みなさんこんにちは、Kuruといいます。12月も中旬に入り、かなり寒くなってきましたね。寒いと言えば低温、低温といえば超流動ですよね(?)。ということでここでは超流動について、特に皆さんご存知のヘリウムについてほんの少し記事を書こうと思います(今年は真面目な記事が多いということで、「クレイジーすぎるRTA10選!」とか、「ゼルダの伝説各作品の推しポイント!」とか、「ジョジョ立ちについてッ!!」みたいな誰得記事を書いても良かったんですが、HeIIについて書くと最初に行ってしまったので真面目な記事にしました)。まず、ヘリウムには安定同位体が二つあり、一つは原子核が陽子二つと中性子二つからなるヘリウム4で、もう一つは原子核が陽子二つと中性子一つからなるヘリウム3です。当然、ヘリウム4はボソン、ヘリウム3はフェルミオンです。ヘリウム3にもフェルミオンに特有の大変面白い性質があるのですが、ここではボソンであるヘリウム4に話を絞ります。

序論

ボソンであるヘリウム4は、1907年にKamerlingh Onnesによって液化され、以降いわゆる低温物理学に欠かせない存在となりました。しかし、Onnesが液化して以降、ヘリウム4そのものには(少なくとも私が知る限り)劇的な発展はなく、今回私が話す超流動の発見には Pyotr Kapitsaの1937年の実験まで待たねばなりませんでした。Kapitsaは、温度2.18Kで液体ヘリウム4の沸騰が止まり、静かな別の相に転移することを見出したのです(風の噂ではOnnesは既に超流動ヘリウムを冷却によって得ていたが、それに気づかなかったらしい)。この状態をHeIIと呼びます(ただの液体ヘリウム4をHeIと呼びます)。転移点で比熱は発散し、その形状はギリシャ文字λに似ていることからλ点と呼ばれます。ヘリウム4はボソンであるため、(ヘリウムが理想ボース気体だとすれば)極低温ではBose-Einstein凝縮が起こると予想されます。実際、ヘリウム4は理想ボース気体であると仮定してBose-Einstein凝縮の転移温度を計算すると(転移温度は密度に依存するので一意には定まりませんが)ある密度に対してその転移温度はλ点の実測値2.18Kに近い値になります。しかし、転移点近傍の比熱の振る舞いは、ヘリウム4が理想ボース気体だと仮定すると説明できません。実際、理想ボース気体の転移点以下での比熱の振る舞いは
$$
C_{\mathrm{ideal}} \propto T^{3/2}
$$
になりますが、実験では
$$
C_{\mathrm{experiment}} \propto T^{3}
$$
です。これは看過できません。

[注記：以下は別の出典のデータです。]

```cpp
constexpr int kZSnapRing = 8;
__host__ __device__ constexpr size_t zsnap_fixed_lds(int ring) {
    return 2 * (size_t)kBlockRingBytes + (size_t)ring * 1024 + 1024 + 256 + (size_t)kAxisRing * 15 * sizeof(double) +
           (size_t)kZSigma * 2 * kSnapBytes;
}
template <int RING, class A = ZBwdArgs>
__global__ __launch_bounds__(64 * (4 + 2 * kZSigma)) __attribute__((amdgpu_waves_per_eu(4, 4))) void bwd_zsnap_kernel(A a) {
    constexpr int N = 5;
    using C = Cfg<N>;
    extern __shared__ __attribute__((aligned(16))) char dyn_lds[];
    const int lane = threadIdx.x & 63;
    const int wv = __builtin_amdgcn_readfirstlane((int)(threadIdx.x >> 6));
    const int tid = (int)threadIdx.x;
    const int grp = wv < 4 ? (wv >> 1) : (wv - 4) / kZSigma;
    char* fixed = dyn_lds + grp * (int)zsnap_fixed_lds(RING);
    char* rec_ring = fixed;
    double2 (*lam_ring)[64] = reinterpret_cast<double2 (*)[64]>(fixed + 2 * kBlockRingBytes);
    double2* psi_final = reinterpret_cast<double2*>(fixed + 2 * kBlockRingBytes + RING * 1024);
    ZQSync& sync = *reinterpret_cast<ZQSync*>(fixed + 2 * kBlockRingBytes + RING * 1024 + 1024);
    static_assert(sizeof(ZQSync) <= 256, "reserved");
    double* axis_ring = reinterpret_cast<double*>(fixed + 2 * kBlockRingBytes + RING * 1024 + 1024 + 256);
    char* snap_bufs = fixed + 2 * kBlockRingBytes + RING * 1024 + 1024 + 256 + kAxisRing * 15 * sizeof(double);
    char* lds_tables = dyn_lds + 2 * (int)zsnap_fixed_lds(RING);
    const int E = a.E;
    const int cs_bytes = (int)(C::SPW * zyz_cs_row(N, E) * 32);
    double* row_lds = reinterpret_cast<double*>(lds_tables + 2 * cs_bytes);
    const long wave = (long)blockIdx.x * 2 + grp;
    const int nsteps = a.nblocks * a.fast_ld;
    char* snap = a.snap + wave * (long)nsteps * kSnapBytes;
    if (tid < 2) {
        ZQSync& s = *reinterpret_cast<ZQSync*>(dyn_lds + tid * (int)zsnap_fixed_lds(RING) + 2 * kBlockRingBytes + RING * 1024 + 1024);
        s.psi_prod[0] = s.psi_prod[1] = s.lam_prod[0] = s.lam_prod[1] = 0;
        s.ready[0] = s.ready[1] = 0; s.abort = 0;
        for (int w = 0; w < kZSigma; ++w) s.cursor[w] = 0;
        s.next = 0;
    }
    for (int i = tid; i < a.blk * C::KW; i += 64 * (4 + 2 * kZSigma)) row_lds[i] = 0.0;
    fill_cs_split(reinterpret_cast<double4*>(lds_tables), a.src, E, (long)blockIdx.x * 2 * C::SPW, a.B, 2 * C::SPW, tid, 64 * (4 + 2 * kZSigma));
    __syncthreads();

    if (wv < 4) {
        const int smp = wv & 1;
        const long b_raw = wave * C::SPW + smp;
        const bool valid = b_raw < a.B;
        const long b = valid ? b_raw : a.B - 1;
        char* my_ring = rec_ring + smp * kBlockRingBytes;
        char* cs_tables = lds_tables + grp * cs_bytes;
        char* snap_u = uniform_ptr(snap);
        if (a.fast_ld == 2) zquad_chain<2, RING, kZSigma, true>(a, 1, smp, lane, valid, b, cs_tables, my_ring, lam_ring, lam_ring, psi_final, &sync, axis_ring, snap_u);
        else zquad_chain<1, RING, kZSigma, true>(a, 1, smp, lane, valid, b, cs_tables, my_ring, lam_ring, lam_ring, psi_final, &sync, axis_ring, snap_u);
    } else {
        const int me = (wv - 4) % kZSigma;
        const unsigned long long base = reinterpret_cast<unsigned long long>(uniform_ptr(snap));
        const u32x4 rsrc{(unsigned)base, (unsigned)(base >> 32) & 0xffffu, (unsigned)nsteps * kSnapBytes, 0x00020000u};
        double2 (*buf)[64] = reinterpret_cast<double2 (*)[64]>(snap_bufs + me * 2 * kSnapBytes);
        zsigma_walk<RING, 2, true>(a, lane, me, wave, buf, lam_ring, axis_ring, &sync.lam_prod[0], &sync.abort, sync.cursor, &sync.next,
                                   rsrc, row_lds);
    }
    report_abort(&sync.abort, a.status, lane);
    __syncthreads();
    double* __restrict__ row = zm_part(a) + (long)blockIdx.x * a.blk * C::KW;
    for (int i = tid; i < a.blk * C::KW; i += 64 * (4 + 2 * kZSigma)) store_through(&row[i], row_lds[i]);
}

constexpr int kZPWaves = 4;
__host__ __device__ inline long zp_cs_row(int n, long E) { return E + n; }
__host__ __device__ inline size_t zp_cs_bytes(int n, long E, int rows) { return ((size_t)rows * zp_cs_row(n, E) + n) * sizeof(double2); }

template <int Q>
__device__ __forceinline__ void ry_inv_with_inner(double& pr, double& pi, double& lr, double& li, const double2& u, int lane,
                                                  double& X, double& Y, double& Z) {
    const unsigned m = lane_sign_mask<Q>(lane);
    if constexpr (Q == 4) {
        const double qr = xchg<16>(pr), qi = xchg<16>(pi);
        X = lr * qi - li * qr;
        Y = flip_sign(-(lr * qr) - li * qi, m);
        Z = flip_sign(lr * pi - li * pr, m);
        apply_ry<4, true>(pr, pi, u);
        apply_ry<4, true>(lr, li, u);
    } else {
        const double qr = xchg<(1 << Q)>(pr), qi = xchg<(1 << Q)>(pi);
        X = lr * qi - li * qr;
        Y = flip_sign(-(lr * qr) - li * qi, m);
        Z = flip_sign(lr * pi - li * pr, m);
        pr = u.x * pr - u.y * qr;
        pi = u.x * pi - u.y * qi;
        apply_ry<Q, true>(lr, li, u);
    }
}
template <int N, int Q>
__device__ __forceinline__ void enc_inv_with_inner(double (&pr)[1], double (&pi)[1], double (&lr)[1], double (&li)[1],
                                                   const double2& cs, int lane, double& G) {
    if constexpr (Q == 4) {
        const double qr = xchg<16>(pr[0]), qi = xchg<16>(pi[0]);
        G = flip_sign(-(lr[0] * qr) - li[0] * qi, lane_sign_mask<Q>(lane));
        apply_ry<4, true>(pr[0], pi[0], cs);
        apply_ry<4, true>(lr[0], li[0], cs);
    } else {
        const double qr = xchg<(1 << Q)>(pr[0]), qi = xchg<(1 << Q)>(pi[0]);
        G = lr[0] * qi - li[0] * qr;
        const double nr = cs.x * pr[0] - cs.y * qi;
        pi[0] = cs.x * pi[0] + cs.y * qr;
        pr[0] = nr;
        apply_rx<N, Q>(lr, li, cs.x, -cs.y);
    }
}

template <int N, int LD, class A>
__device__ __forceinline__ void zpacked_body(const A& a, int wib, int lane, int klow, bool valid, long b, long wave,
                                             const double2* cs, char* wg_ring, double* comb ) {
    using C = Cfg<N>;
    const int E = a.E;
    const int ring_fwd = ring_source<N>(lane, false);
    const int ring_rev = ring_source<N>(lane, true);
    const double2* csrow = cs + (wib * C::SPW + (lane >> C::LB)) * (int)zp_cs_row(N, E) + N;
    BlockStream<N, LD, true> bs;
    bs.init(zm_rec(a), a.L + 1, wg_ring, lane, klow);
    bs.loader = wib == 0;

    double pr[1], pi[1], lr[1], li[1];
    if (a.state_in) {
        const double2 s0 = reinterpret_cast<const double2*>(a.state_in)[(b << N) + klow];
        pr[0] = s0.x; pi[0] = s0.y;
    } else {
        zyz_forward_fast<N, LD>(pr, pi, a.runs, bs, csrow, E, lane, klow, ring_fwd);
    }
    {
        double fr[1] = {pr[0]}, fi[1] = {pi[0]};
        basis_change<N, false>(fr, fi, zm_pauli(a), lane);
        const double h = ham_weight<N>(klow, zm_off(a), zm_co(a), zm_diag(a));
        double v[1] = {h * (fr[0] * fr[0] + fi[0] * fi[0])};
        lane_reduce<1, C::LB>(v, lane);
        const double pred = v[0] + (zm_bias(a) ? zm_bias(a)[0] : 0.0);
        if (zm_out(a) && valid && klow == 0) zm_out(a)[b] = pred;
        double gb = zm_y(a) ? 2.0 * (pred - zm_y(a)[b]) * a.inv_bt : a.g[b];
        if (!valid) gb = 0.0;
        lr[0] = gb * h * fr[0]; li[0] = gb * h * fi[0];
        basis_change<N, true>(lr, li, zm_pauli(a), lane);
    }

    const int nb = a.nblocks;
    bs.template prime<-1>(nb, true);
    {
// ... 160 lines not shown
```

Baseline: 14.34 million.

## Prime record stream before LDS setup and prefetch reverse-pass records during forward tail

```diff
diff --git a/quanonet_amd/csrc/hea_zyz.hpp b/quanonet_amd/csrc/hea_zyz.hpp
--- a/quanonet_amd/csrc/hea_zyz.hpp
+++ b/quanonet_amd/csrc/hea_zyz.hpp
@@ -113,6 +113,14 @@
 }
 template <int CNT>
 __device__ __forceinline__ void wait_vmcnt() { asm volatile("s_waitcnt vmcnt(%0)" :: "n"(CNT) : "memory"); }
+
+#ifdef QHEA_CHAIN_STAMPS
+#define QHEA_CHAIN_STAMP(i) do { if (threadIdx.x == 0 && blockIdx.x == gridDim.x / 2) { \
+        extern __shared__ __attribute__((aligned(16))) char qhea_stamp_lds[]; \
+        reinterpret_cast<volatile unsigned long long*>(qhea_stamp_lds + kChainStampOff)[i] = __builtin_amdgcn_s_memtime(); } } while (0)
+#else
+#define QHEA_CHAIN_STAMP(i) do {} while (0)
+#endif
 
 constexpr int kSlots = 8, kDist = 6;
 #ifndef QHEA_ZSIGMA
@@ -234,6 +242,7 @@
 constexpr int kBSlots = 4, kBDist = 2;
 constexpr int kPadRecs = 9;
 constexpr int kBlockRingBytes = kBSlots * 3 * kRecBytes;
+constexpr int kChainStampOff = 2 * kBlockRingBytes + 8 * 1024 + 1024 + 128;
 
 template <int N, int LD, bool SHARED = false>
 struct BlockStream {
@@ -299,12 +308,17 @@
         }
         if constexpr (SHARED) { if (drain) __syncthreads(); }
         if (!SHARED || loader) {
-#pragma unroll
-            for (int i = 0; i <= kBDist; ++i) issue(b0 + i * D);
-            wait_vmcnt<kBDist * RPB>();
+            prime_issue<D>(b0);
+            prime_wait();
         }
         if constexpr (SHARED) __syncthreads();
     }
+    template <int D>
+    __device__ __forceinline__ void prime_issue(int b0) const {
+#pragma unroll
+        for (int i = 0; i <= kBDist; ++i) issue(b0 + i * D);
+    }
+    __device__ __forceinline__ void prime_wait() const { wait_vmcnt<kBDist * RPB>(); }
     static __device__ __forceinline__ double2 rd(const char* p, unsigned off) { return *reinterpret_cast<const double2*>(p + off); }
     __device__ __forceinline__ void load_records(const char* sl) {
 #pragma unroll
@@ -494,13 +508,19 @@
         c.g4 = Base::rd(sl, rec * kRecBytes + this->a_ry[4]);
     }
 };
+__device__ __forceinline__ void split_prime_issue(int ld, const char* srec0, int nrec, char* ring_wave, int lane) {
+    if (ld == 2) { SplitStream<2> s; s.init_split(srec0, nrec, ring_wave, lane); s.template prime_issue<1>(0); }
+    else { SplitStream<1> s; s.init_split(srec0, nrec, ring_wave, lane); s.template prime_issue<1>(0); }
+}
 
 constexpr int kSnapBytes = 1024;
-template <int LD, bool SNAP = false>
+template <int LD, bool SNAP = false, bool PRIMED = false>
 __device__ __forceinline__ double zsplit_forward(SplitStream<LD>& bs, const char* csrow, int nblocks, int lane, int ring_fwd,
                                                  char* snap_base = nullptr, unsigned snap_off = 0) {
     double x = lane == 0 ? 1.0 : 0.0;
-    bs.template prime<1>(0, false);
+    if constexpr (PRIMED) bs.prime_wait();
+    else bs.template prime<1>(0, false);
+    if constexpr (SNAP) QHEA_CHAIN_STAMP(2);
     const char* cs_b = csrow;
     LayerCoef<5> ce;
     SplitCoef ca, cb;
@@ -1343,6 +1363,7 @@
     constexpr int N = 5;
     __builtin_amdgcn_s_setprio(3);
     const int E = a.E, k = lane & 31, p = lane >> 5;
+    const int nb = a.nblocks;
     const int ring_fwd = ring_source<N>(lane, false);
     const int ring_rev = ring_source<N>(lane, true);
     const unsigned mask4 = lane_sign_mask<4>(lane);
@@ -1354,13 +1375,21 @@
 #pragma unroll
     for (int w = 0; w < NSIG; ++w) seen[w] = 0;
     double x;
+    const bool resident = SNAP || (role == 0 && !a.state_in);
+    auto fetch_turn = [&]() {
+        ss.issue(nb - 2);
+        ss.issue(nb - 3);
+    };
     if constexpr (SNAP) {
-        x = zsplit_forward<LD, true>(ss, row, a.nblocks, lane, ring_fwd, snap, (unsigned)slot_idx * 8u);
+        x = zsplit_forward<LD, true, true>(ss, row, nb, lane, ring_fwd, snap, (unsigned)slot_idx * 8u);
+        QHEA_CHAIN_STAMP(3);
+        if (resident) fetch_turn();
         reinterpret_cast<double*>(psi_final)[slot_idx] = x;
         handoff_release();
     } else if (role == 0) {
         if (a.state_in) x = a.state_in[(((b << N) + k) << 1) | p];
-        else x = zsplit_forward<LD>(ss, row, a.nblocks, lane, ring_fwd);
+        else x = zsplit_forward<LD, false, true>(ss, row, nb, lane, ring_fwd);
+        if (resident) fetch_turn();
         reinterpret_cast<double*>(psi_final)[slot_idx] = x;
         handoff_release();
         if (lane == 0) __hip_atomic_store(&sync->ready[smp], 1, __ATOMIC_RELAXED, __HIP_MEMORY_SCOPE_WORKGROUP);
@@ -1377,8 +1406,8 @@
         double gb = zm_y(a) ? 2.0 * (pred - zm_y(a)[b]) * a.inv_bt : a.g[b];
         if (!valid) gb = 0.0;
         x = gb * h * (p ? f.y : f.x);
-    }
-    const int nb = a.nblocks;
+        if constexpr (SNAP) QHEA_CHAIN_STAMP(4);
+    }
     double* ring_lane = reinterpret_cast<double*>(role == 0 ? psi_ring : lam_ring) + slot_idx;
     double* ring_pass = ring_lane;
     const int slot_off = zquad_slot_offset<RING>(LD, nb);
@@ -1395,11 +1424,14 @@
     auto publish_flag = [&]() {
         handoff_release();
         __hip_atomic_store(prod, step, __ATOMIC_RELAXED, __HIP_MEMORY_SCOPE_WORKGROUP);
+#ifdef QHEA_CHAIN_STAMPS
+        if (SNAP && step == 1) QHEA_CHAIN_STAMP(5);
+#endif
     };
     const unsigned a_dgd = (unsigned)k * 24u + (unsigned)(1 - p) * 8u;
-    ss.template prime<-1>(nb, true);
+    if (!resident) ss.template prime<-1>(nb, true);
     split_phase_dag(x, ss.rd8(ss.slot(nb), a_dgd));
-    ss.template step<-1>(nb);
+    if (!resident) ss.template step<-1>(nb);
     const char* cs_b = row + (long)(nb - 1) * (N * 32);
     SplitCoef ct, cm;
     LayerCoef<N> c0;
@@ -1417,6 +1449,7 @@
         __builtin_amdgcn_sched_barrier(0);
     };
     read_layer(ct, ss.slot(nb - 1), LD);
+    if (resident) wait_vmcnt<0>();
     static_assert(kAxisRing % kBSlots == 0, "a pass of the unrolled body stays within the axis ring");
     double* axis_lane = axis_ring + lane;
     double* axis_pass = axis_lane;
@@ -1487,6 +1520,7 @@
         block(CtSlot<0>{}, bl - 3);
         cs_b -= kBSlots * (N * 32);
     }
+    if constexpr (SNAP) QHEA_CHAIN_STAMP(6);
 }
 
 template <int RING, int NSIG, class A = ZBwdArgs>
@@ -1508,6 +1542,12 @@
     char* cs_tables = dyn_lds + zquad_fixed_lds(RING);
     const long wave = blockIdx.x;
     const int E = a.E;
+    const int role = wv >> 1, smp = wv & 1;
+    const long b_raw = wave * C::SPW + smp;
+    const bool valid = b_raw < a.B;
+    const long b = valid ? b_raw : a.B - 1;
+    char* my_ring = rec_ring + wv * kBlockRingBytes;
+    if (wv < 2 && !a.state_in) split_prime_issue(a.fast_ld, zm_srec(a), a.L + 1, my_ring, lane);
     if (tid == 0) {
         sync.psi_prod[0] = sync.psi_prod[1] = sync.lam_prod[0] = sync.lam_prod[1] = 0;
         sync.ready[0] = sync.ready[1] = 0; sync.abort = 0;
@@ -1518,11 +1558,6 @@
     __syncthreads();
 
     if (wv < 4) {
-        const int role = wv >> 1, smp = wv & 1;
-        const long b_raw = wave * C::SPW + smp;
-        const bool valid = b_raw < a.B;
-        const long b = valid ? b_raw : a.B - 1;
-        char* my_ring = rec_ring + wv * kBlockRingBytes;
         if (a.fast_ld == 2) zquad_chain<2, RING, NSIG>(a, role, smp, lane, valid, b, cs_tables, my_ring, psi_ring, lam_ring, psi_final, &sync, axis_ring);
         else zquad_chain<1, RING, NSIG>(a, role, smp, lane, valid, b, cs_tables, my_ring, psi_ring, lam_ring, psi_final, &sync, axis_ring);
     } else {
@@ -1544,6 +1579,7 @@
     const int lane = threadIdx.x & 63;
     const int wv = __builtin_amdgcn_readfirstlane((int)(threadIdx.x >> 6));
     const int tid = (int)threadIdx.x;
+    QHEA_CHAIN_STAMP(0);
     const int grp = wv < 4 ? (wv >> 1) : (wv - 4) / kZSigma;
     char* fixed = dyn_lds + grp * (int)zsnap_fixed_lds(RING);
     char* rec_ring = fixed;
@@ -1560,6 +1596,12 @@
     const long wave = (long)blockIdx.x * 2 + grp;
     const int nsteps = a.nblocks * a.fast_ld;
     char* snap = a.snap + wave * (long)nsteps * kSnapBytes;
+    const int smp = wv & 1;
+    const long b_raw = wave * C::SPW + smp;
+    const bool valid = b_raw < a.B;
+    const long b = valid ? b_raw : a.B - 1;
+    char* my_ring = rec_ring + smp * kBlockRingBytes;
+    if (wv < 4) split_prime_issue(a.fast_ld, zm_srec(a), a.L + 1, my_ring, lane);
     if (tid < 2) {
         ZQSync& s = *reinterpret_cast<ZQSync*>(dyn_lds + tid * (int)zsnap_fixed_lds(RING) + 2 * kBlockRingBytes + RING * 1024 + 1024);
         s.psi_prod[0] = s.psi_prod[1] = s.lam_prod[0] = s.lam_prod[1] = 0;
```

すなわち、ヘリウム4は理想Bose気体ではないということを表しています(これに関連して、相互作用を操作できるほとんど理想的なボース気体での凝縮として1995年でのレーザーによる冷却現象があります。これも非常に面白い話題ではありますが、ここでは省略します)。もちろん、何らかの形でBose-Einstein凝縮が関わることは間違い無いと考えられています。実は、λ点以下で比熱が
$$
C \propto T^{3}
$$
と振る舞うことは(現象論的には)理解されています。これはFeynmanによって説明されました。
λ点図1.png

図1 ヘリウム4のλ点。

HeIIの種々の性質

HeIIには種々の非常に面白い性質があります。いくつか列挙すると:

  1. HeIIは蒸発はするが沸騰はしない。これは熱伝導率が無限大であると説明される。
  2. 粘性が(ある条件下で)0である。ある臨界速度$V_{\mathrm{c}}$以下で、HeIIは抵抗ゼロで毛細管を流れる。これはHeIIの粘性が0であることを示唆する。しかし、シリンダーを液体ヘリウム内部に設置してシリンダーを回転させると、シリンダーからHeIIに角運動量が移動する。これはHeIIの粘性が0では無いことを示唆する。これらの結果から、定性的には、HeIIは粘性0の超流動成分と、粘性が0ではない常流動性分の完全な混同体であると言える。観測データを再現するには、常流動性分の「密度」$\rho_{\mathrm{n}}$と超流動成分のそれ$\rho_{\mathrm{s}}$の比は温度依存性を持つと仮定しなければならない(Landauの相転移理論に従うと考えれば、秩序パラメータがこの比に相当しそうだとわかりますね。実際にはあまりうまくいきませんが。)。
  3. 熱機械効果あるいは噴水効果、そして機械熱効果(名前が似ていてややこしい:後者はmechano-chaloric effectという)。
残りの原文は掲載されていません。